Many people had a part in that, Goldenson wrote, “but by late 1977, Silverman apparently began to believe he could do anything.”
That’s true, Silverman wrote. “I had great confidence. I felt I could walk on water. Kind of a Christ complex …. That’s one of the reasons I took the NBC job” in 1978.

It was a big move for NBC, Tartikoff wrote. This was “the man who brought CBS and ABC from last to first, the man who had been hailed on the cover of Time as ‘the Man with the Golden Gut.’”

But NBC had no quick solutions, Tartikoff wrote. “A sense of panic set in and Fred began to scream, pound his desk and threaten to fire senior executives on a regular basis.”
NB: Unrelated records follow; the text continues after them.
# ndoll1998/lightgrad

Hardware: AMD Instinct MI355X
Metric: mnist_mlp_train_steps_per_sec_batch1024_per_gpu (higher is better)
Workload: dtype f32; 1 GPU; mnist_mlp_784x512x10_bias_batch1024_mse_adabelief_lr1e-3 (fwd+bwd+allreduce+optimizer); batch_per_gpu=1024, global_batch=1024, parallelism=dp1, optimizer_kernel=fused, input_requires_grad=True, dispatch=hipGraph replay (python tape captured once; 13 consecutive steps per graph), steps_per_graph=13, device=AMD Instinct (gfx950), compute_units=256, clock_mhz=2400

## Files before the change

include/lghip.h:

```cpp
#ifndef LGHIP_H
#define LGHIP_H

#include <stddef.h>
#include <stdint.h>

#ifdef __cplusplus
extern "C" {
#endif

#define LG_MAX_DIMS 8

#define LG_OK            0
#define LG_EINVAL       -1
#define LG_EHIP         -2
#define LG_ENOMEM       -3
#define LG_ENOTINIT     -4
#define LG_ECOMM        -5
#define LG_EINDEX       -6

const char* lg_last_error(void);

int lg_device_count(int* count);
int lg_init(int device);
int lg_device(int* device);
// ... 221 lines not shown
                              const float* mask, int64_t sbm);
int lg_attention_long_bwd_f32(const float* q, int64_t ldq, int64_t sbq, const float* k, int64_t ldk, int64_t sbk,
                              const float* v, int64_t ldv, int64_t sbv, const float* g, int64_t ldg, int64_t sbg,
                              const float* p, float* dq, int64_t lddq, int64_t sbdq, float* dk, int64_t lddk, int64_t sbdk,
                              float* dv, int64_t lddv, int64_t sbdv, int64_t batch, int64_t heads, int64_t S, int64_t D,
                              float scale);

int lg_attention_dropout_supported(int64_t S, int64_t D);
int lg_attention_dropout_fwd_f32(const float* q, int64_t ldq, int64_t sbq, const float* k, int64_t ldk, int64_t sbk,
                                 const float* v, int64_t ldv, int64_t sbv, float* o, int64_t ldo, int64_t sbo, float* p,
                                 int64_t batch, int64_t heads, int64_t S, int64_t D, float scale,
                                 const float* mask, int64_t sbm, double prob, uint64_t* base_out);
int lg_attention_dropout_bwd_f32(const float* q, int64_t ldq, int64_t sbq, const float* k, int64_t ldk, int64_t sbk,
                                 const float* v, int64_t ldv, int64_t sbv, const float* g, int64_t ldg, int64_t sbg,
                                 const float* p, float* dq, int64_t lddq, int64_t sbdq, float* dk, int64_t lddk, int64_t sbdk,
                                 float* dv, int64_t lddv, int64_t sbdv, int64_t batch, int64_t heads, int64_t S, int64_t D,
                                 float scale, double prob, const uint64_t* base);

int lg_gemm_pair_begin(void);
int lg_gemm_pair_end(void);
int lg_gemm_pair_mse_loss(const float* row_loss, int64_t rows, int64_t n, float* loss);
int lg_gemm_pair_hold(void);
int lg_gemm_pair_resume(void);

int lg_gemm_group_begin(void);
int lg_gemm_group_colsum_f32(const float* in, int64_t ld, int64_t rows, int64_t cols, float* out, int accumulate);
int lg_gemm_group_flush(void);
int lg_gemm_group_end(void);

int lg_head_fwd_f32(const float* x, int64_t ldx, int relu, const float* w, const float* bias, const float* target,
                    float* y, float* err, float* row_loss, int64_t rows, int64_t hidden, int64_t outs);
int lg_head_fwd_grad_f32(const float* x, int64_t ldx, int relu, const float* w, const float* bias, const float* target,
                         float* y, float* err, float* row_loss, float* dx, float* gpre, int64_t rows, int64_t hidden, int64_t outs);
int lg_gemm_bias_head_fwd_f32(const float* x, int64_t ldx, const float* w1, int64_t ldw1, const float* b1, float* pre,
                              int64_t rows, int64_t hidden, int64_t d_in, int relu,
                              const float* w2, const float* b2, const float* target, float* y, float* err, float* row_loss,
                              float* dx, float* gpre, int64_t outs, int chain, int* launches);
int lg_mse_finalize_f32(const float* row_loss, int64_t rows, int64_t n, float* loss);
int lg_head_bwd_f32(const float* x, int64_t ldx, int relu, const float* g, const float* w,
                    float* dx, float* gpre, float* dw, int dw_accumulate, float* db, int db_accumulate,
                    int64_t rows, int64_t hidden, int64_t outs, const float* row_loss, float* loss);

int lg_softmax_f32(const float* x, float* y, int64_t rows, int64_t cols);
int lg_softmax_bwd_f32(const float* y, const float* g, float* dx, int64_t rows, int64_t cols);
int lg_softmax_scaled_f32(const float* x, float* y, int64_t rows, int64_t cols, float scale);
int lg_softmax_scaled_bwd_f32(const float* y, const float* g, float* dx, int64_t rows, int64_t cols, float scale);
// ... 59 lines not shown
```

lightgrad_amd/autograd/hip/lib.py:

```python
import ctypes
import os
from ctypes import c_int, c_int64, c_uint32, c_uint64, c_size_t, c_float, c_double, c_void_p, c_char_p, POINTER

_PKG_DIR = os.path.dirname(os.path.dirname(os.path.dirname(os.path.abspath(__file__))))
LIB_PATH = os.environ.get("LIGHTGRAD_HIP_LIB") or os.path.join(_PKG_DIR, "liblghip.so")
COMM_LIB_PATH = os.path.join(_PKG_DIR, "liblghip_comm.so")

ACT_GELU, ACT_GELU_BWD = 1, 2
EW_COPY, EW_NEG, EW_EXP, EW_LOG, EW_RELU, EW_SIGMOID, EW_TANH, EW_SIN, EW_COS, EW_SQRT, EW_GELU = range(11)
(EW_ADD, EW_SUB, EW_MUL, EW_DIV, EW_POW, EW_RELU_BWD, EW_SIGMOID_BWD, EW_TANH_BWD, EW_LOG_BWD,
 EW_SIN_BWD, EW_COS_BWD, EW_EQ, EW_GE, EW_BIAS_RELU, EW_GELU_BWD) = range(32, 47)
EW_MAX_BWD, EW_FMA = 64, 65
EW_MUL_BWD, EW_DIV_BWD, EW_POW_BWD = 96, 97, 98
RED_SUM, RED_MAX, RED_MIN = 0, 1, 2
DT_I16, DT_I32, DT_I64, DT_F64, DT_F32 = 1, 2, 3, 4, 5


class DeviceInfo(ctypes.Structure):
    _fields_ = [("name", ctypes.c_char * 128), ("arch", ctypes.c_char * 32),
                ("compute_units", ctypes.c_int32), ("clock_mhz", ctypes.c_int32),
                ("wavefront_size", ctypes.c_int32), ("lds_bytes_per_cu", ctypes.c_int32),
                ("hbm_bytes", ctypes.c_uint64), ("l2_bytes", ctypes.c_int32), ("reserved", ctypes.c_int32)]


# ... 30 lines not shown
    "lg_fill_strided": (c_int, [c_int, c_int, _I64P, c_void_p, _I64P, c_uint64]),
    "lg_ew": (c_int, [c_int, c_int, _I64P, c_void_p, _I64P, c_void_p, _I64P,
                      c_void_p, _I64P, c_void_p, _I64P, c_void_p, _I64P, c_void_p, _I64P, c_float]),
    "lg_ew_last_plan": (c_int, [POINTER(ctypes.c_int32)]),
    "lg_reduce": (c_int, [c_int, c_int, _I64P, c_void_p, _I64P, c_uint32, c_void_p]),
    "lg_ew_typed": (c_int, [c_int, c_int, c_int, _I64P, c_void_p, _I64P, c_void_p, _I64P, c_void_p, _I64P, c_double, c_int64]),
    "lg_reduce_typed": (c_int, [c_int, c_int, c_int, _I64P, c_void_p, _I64P, c_uint32, c_void_p]),
    "lg_cast": (c_int, [c_int, c_int, c_int, _I64P, c_void_p, _I64P, c_void_p, _I64P]),
    "lg_reduce_acc": (c_int, [c_int, c_int, _I64P, c_void_p, _I64P, c_uint32, c_void_p, c_int]),
    "lg_reduce_last_plan": (c_int, [POINTER(ctypes.c_int32)]),
    "lg_argreduce_f32": (c_int, [c_int, c_int, _I64P, c_void_p, _I64P, c_int, c_void_p]),
    "lg_argreduce_last_plan": (c_int, [POINTER(ctypes.c_int32)]),
    "lg_top1_count_f32": (c_int, [c_void_p, c_int64, c_int64, c_void_p, c_int, c_int, c_int64, c_int, c_void_p]),
    "lg_gemm_f32": (c_int, [c_int, c_int, c_int64, c_int64, c_int64, c_void_p, c_int64, c_int64,
                            c_void_p, c_int64, c_int64, c_void_p, c_int64, c_int64, c_int64, c_int]),
    "lg_gemm_bf16_f32": (c_int, [c_int, c_int, c_int64, c_int64, c_int64, c_void_p, c_int64, c_void_p, c_int64, c_void_p, c_int64,
                                 c_void_p, c_int]),
    "lg_bf16_round_f32": (c_int, [c_void_p, c_void_p, c_int64]),
    "lg_gemm_pair_begin": (c_int, []),
    "lg_gemm_pair_end": (c_int, []),
    "lg_gemm_pair_mse_loss": (c_int, [c_void_p, c_int64, c_int64, c_void_p]),
    "lg_gemm_pair_hold": (c_int, []),
    "lg_gemm_pair_resume": (c_int, []),
    "lg_gemm_group_begin": (c_int, []),
    "lg_gemm_group_colsum_f32": (c_int, [c_void_p, c_int64, c_int64, c_int64, c_void_p, c_int]),
    "lg_gemm_group_flush": (c_int, []),
    "lg_gemm_group_end": (c_int, []),
    "lg_adam_step_f32": (c_int, [c_void_p, c_void_p, c_void_p, c_void_p, c_int64, c_double, c_double, c_double,
                                 c_double, c_double, c_double, c_double, c_int]),
    "lg_adam_step_dev_f32": (c_int, [c_void_p, c_void_p, c_void_p, c_void_p, c_int64, c_double, c_double, c_double,
                                     c_double, c_void_p, c_int64, c_int64, c_double, c_int]),
    "lg_counter_add_i64": (c_int, [c_void_p, c_int64]),
    "lg_adam_multi_dev_f32": (c_int, [c_void_p, c_void_p, c_void_p, c_void_p, c_int, _I64P, c_double, c_double, c_double,
                                      c_double, c_void_p, c_int64, c_double, c_int]),
    "lg_grad_norm_clip_f32": (c_int, [c_void_p, c_int64, c_double, c_double, c_void_p, c_void_p, c_void_p]),
    "lg_adamw_multi_dev_f32": (c_int, [c_void_p, c_void_p, c_void_p, c_void_p, c_int, _I64P, c_double, c_double, c_double,
                                       c_double, c_void_p, c_int64, c_double, c_int, c_double, c_char_p, c_void_p, c_int, c_int64, c_int64]),
    "lg_adam_plan_create": (c_int, [POINTER(c_void_p), c_void_p, c_void_p, c_void_p, c_void_p, c_int64, c_void_p, c_void_p, c_int64, c_int64,
                                    c_double, c_double, c_double, c_double, c_double, c_int]),
    "lg_adam_plan_destroy": (c_int, [c_void_p]),
    "lg_adam_epilogue_arm": (c_int, [c_void_p, c_int64, c_void_p]),
    "lg_adam_epilogue_finish": (c_int, [POINTER(c_int), POINTER(c_int)]),
    "lg_adam_epilogue_disarm": (c_int, []),
    "lg_gemm_bias_f32": (c_int, [c_int, c_int, c_int64, c_int64, c_int64, c_void_p, c_int64, c_int64,
                                 c_void_p, c_int64, c_int64, c_void_p, c_int64, c_int64, c_int64, c_void_p]),
    "lg_gemm_addend_f32": (c_int, [c_int, c_int, c_int64, c_int64, c_int64, c_void_p, c_int64, c_void_p, c_int64, c_void_p, c_int64,
# ... 180 lines not shown
```

lightgrad_amd/csrc/gemm.hip:

```cpp
#include "common.h"
#include "gelu_common.h"
#include "adam_common.h"
#include "tail_jobs.h"
#include "mse_finalize.h"
#include "head_fwd_body.h"
#include <cstdlib>
#include <cstring>
#include <type_traits>

namespace lg {

typedef float f32x16 __attribute__((ext_vector_type(16)));
typedef unsigned int u32x4 __attribute__((ext_vector_type(4)));
typedef float f32x4 __attribute__((ext_vector_type(4)));

#ifndef LG_SMALL_PD
#define LG_SMALL_PD 2
#endif
constexpr int kSmallTilePrefetch = LG_SMALL_PD;
#ifndef LG_WAVE_PRIVATE_PD
#define LG_WAVE_PRIVATE_PD 1
#endif
constexpr int kWavePrivatePrefetch = LG_WAVE_PRIVATE_PD;

// ... 3 lines not shown
};
static FastDiv make_fastdiv(int64_t d) {
    if (d < 1) d = 1;
    uint32_t l = 0;
    while ((int64_t(1) << l) < d) ++l;
    FastDiv f;
    f.m = uint32_t((uint64_t(1) << (31 + l)) / uint64_t(d) + 1);
    f.s = 31 + l;
    return f;
}

struct GemmArgs {
    const float* A;
    const float* B;
    float*       C;
    int64_t M, N, K;
    int64_t lda, ldb, ldc;
    int64_t sA, sB, sC;
    int64_t sA2, sB2, sC2;
    int     batch_inner;
    int     tiles_m, tiles_n;
    int     nwg;
    int     accumulate;
    const float* bias;
    const float* addend;
    int64_t      ldadd;
    int     group_m;
    int     k_slices;
    int64_t k_per_slice;
    float*  W;
    int*    tickets;
    float*  rowsum;
    int     rowsum_accumulate;
    FastDiv div_per_batch, div_slices, div_gspan, div_group, div_last_group, div_batch_inner;
    int     k_tail;
    short   relu_a, relu_b;
    int     act;
    float*  aux;
    int     multi;
    int64_t boff[3], coff[3], biasoff[3];
    int     seg_k, seg_steps;
    int64_t seg_jump[2];
    const AdamPlan* adam_c;
    const AdamPlan* adam_r;
#ifdef LG_GEMM_TIMELINE
    unsigned long long* tl;
// ... 84 lines not shown
            while (__hip_atomic_load(flag, __ATOMIC_RELAXED, __HIP_MEMORY_SCOPE_AGENT) == 0) {
                __builtin_amdgcn_s_sleep(2);
                if (wall_clock64() - t0 > 200000000ull) {
                    __hip_atomic_fetch_or(c.status, LG_STATUS_HANDOFF_TIMEOUT, __ATOMIC_RELAXED, __HIP_MEMORY_SCOPE_SYSTEM);
                    ok = 0;
                    break;
                }
            }
            seen = ok;
        }
        __syncthreads();
        __builtin_amdgcn_fence(__ATOMIC_ACQUIRE, "wavefront");
        const int64_t row = row0 + wave;
        if (row < a.rows) head_fwd_row<OMAX, true>(a, lds, row, lane);
        if (tid == 0 && seen) {
            if (__hip_atomic_fetch_add(done, 1, __ATOMIC_RELAXED, __HIP_MEMORY_SCOPE_AGENT) == readers - 1) {
                __hip_atomic_store(done, 0, __ATOMIC_RELAXED, __HIP_MEMORY_SCOPE_AGENT);
                __hip_atomic_store(flag, 0, __ATOMIC_RELAXED, __HIP_MEMORY_SCOPE_AGENT);
            }
        }
    }
}
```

He did transform yet another Saturday-morning line-up via Hanna-Barbera – this time after noticing his daughter play with toy Smurfs. He had a few primetime successes: “Real People” was innovative … “Diff’rent Strokes” was light fun … MTM’s “Hill Street Blues” drew raves.

But in 1981, NBC fired Silverman and replaced him with Grant Tinker, the MTM founder.

“I am a great admirer of Fred Silverman,” Tinker wrote in his memoir (“Tinker in Television, 1994), before criticizing his management style. “He wanted a zillion lieutenants and foot soldiers, (but) was a complete hands-on executive …. He was a one-man band who always had a whole lot of other musicians sitting around holding their instruments.”

Tinker kept Tartikoff in charge and told him to line up the best producers, then basically leave them alone. NBC reached the top in ratings, awards and prestige.

Silverman was still only 44 and had run through the three networks. He sputtered a little, then began creating murder mysteries with familiar stars. Perry Mason movies were followed by series: “Matlock,” “Father Dowling,” Jake and the Fatman,” “Diagnosis Murder” and “In the Heat of the Night.”

Tinker praised “his truly remarkable comeback.” Goldenson agreed: “After drinking from the bitter cup of failure, he learned humility (and became) one of the world’s most successful … producers.”

But mysteries have so-so demographics, especially when they have older stars. Silverman’s final series, “Diagnosis Murder,” ended in 2001, with a couple movies the next year.

TV kept changing, adding cable and streaming and more. It had change hugely from the days when their were three networks, all of them deeply impacted by Fred Silverman.